+                Hn.l[pq] = u32x4{0u, 0u, 0u, 0u}; Hn.r[pq] = u32x4{0u, 0u, 0u, 0u};
+            }
+        };
+        auto produce = [&](int r, S16RowS& Hn) {
             if ((unsigned)r < (unsigned)kH) {
-#pragma unroll
-                for (int t = 0; t < 2; ++t) {
-                    uint32_t bh[4], bl[4];
-                    bh[0] = pack_f16(fa[t][0], fa[t][1]); bl[0] = split_lo(bh[0], fa[t][0], fa[t][1]);
-                    bh[1] = pack_f16(fa[t][2], 0.f);      bl[1] = split_lo(bh[1], fa[t][2], 0.f);
-                    bh[2] = pack_f16(fb[t][0], fb[t][1]); bl[2] = split_lo(bh[2], fb[t][0], fb[t][1]);
-                    bh[3] = pack_f16(fb[t][2], 0.f);      bl[3] = split_lo(bh[3], fb[t][2], 0.f);
-                    bh[1] |= one1; bh[2] |= one2;
-                    const u32x4 bop = lo_group ? u32x4{bl[0], bl[1], bl[2], bl[3]} : u32x4{bh[0], bh[1], bh[2], bh[3]};
+                u32x4 halo[2];
+#pragma unroll
+                for (int t = 0; t < 3; ++t) {
+                    const uint32_t sel = t == 2 ? selh : selg;
+                    const u32x4 bop = {__builtin_amdgcn_perm(fa[t][1], fa[t][0], sel), __builtin_amdgcn_perm(one1, fa[t][2], sel),
+                                       __builtin_amdgcn_perm(fb[t][1], fb[t][0], sel), __builtin_amdgcn_perm(0u, fb[t][2], sel)};
                     uint32_t ph[2][2], pl[2][2];
 #pragma unroll
                     for (int u = 0; u < 2; ++u) {
@@ -431,53 +436,47 @@
                         for (int hq = 0; hq < 2; ++hq) {
                             const float v0 = relu_i(h[2 * hq]), v1 = relu_i(h[2 * hq + 1]);
                             ph[u][hq] = pack_f16(v0, v1);
-                            if constexpr (TRACK) ovf = pk_max_u16(ovf, ph[u][hq]);
+                            if constexpr (TRACK) { if (t < 2) ovf = pk_max_u16(ovf, ph[u][hq]); }
                             pl[u][hq] = split_lo(ph[u][hq], v0, v1);
                         }
                     }
-                    Hn.f[t][0] = u32x4{ph[0][0], ph[0][1], ph[1][0], ph[1][1]};
-                    Hn.f[t][1] = u32x4{pl[0][0], pl[0][1], pl[1][0], pl[1][1]};
-                    if (edge_strip) {
-#pragma unroll
-                        for (int pq = 0; pq < 2; ++pq)
-#pragma unroll
-                            for (int e = 0; e < 4; ++e) Hn.f[t][pq][e] &= keep[t];
-                    }
-                }
+                    const u32x4 xh = {ph[0][0], ph[0][1], ph[1][0], ph[1][1]}, xl = {pl[0][0], pl[0][1], pl[1][0], pl[1][1]};
+                    if (t < 2) { Hn.f[t][0] = xh; Hn.f[t][1] = xl; } else { halo[0] = xh; halo[1] = xl; }
+                }
+                s16_make_shifted(Hn, halo);
             } else zero_row(Hn);
         };
 
-        auto row_step = [&](int y, const S16Row& Ha, const S16Row& Hb, S16Row& Hn) {
-            const float fc[2] = {fcen[0], fcen[1]};
+        auto row_step = [&](int y, const S16RowS& Ha, const S16RowS& Hb, S16RowS& Hn) {
+            const uint32_t fc[2] = {fcen[0], fcen[1]};
             stamp(-1);
-            S16Ring ring;
-            const u32x4 kwl[2] = {*(const u32x4*)(sKl), *(const u32x4*)(sKl + 1024)};
-            const u32x4 wrq[2] = {*(const u32x4*)(sKl + 2048), *(const u32x4*)(sKl + 3072)};
-            ring.rd(wl_base, 0);
-            __builtin_amdgcn_sched_barrier(0);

What is needed:
Up to and including the line containing "split_lo(bh[0], fa[t][0], fa[t][1]);", please write out the listing exactly, starting from its first line.

Written reply:
+                Hn.l[pq] = u32x4{0u, 0u, 0u, 0u}; Hn.r[pq] = u32x4{0u, 0u, 0u, 0u};
+            }
+        };
+        auto produce = [&](int r, S16RowS& Hn) {
             if ((unsigned)r < (unsigned)kH) {
-#pragma unroll
-                for (int t = 0; t < 2; ++t) {
-                    uint32_t bh[4], bl[4];
-                    bh[0] = pack_f16(fa[t][0], fa[t][1]); bl[0] = split_lo(bh[0], fa[t][0], fa[t][1]);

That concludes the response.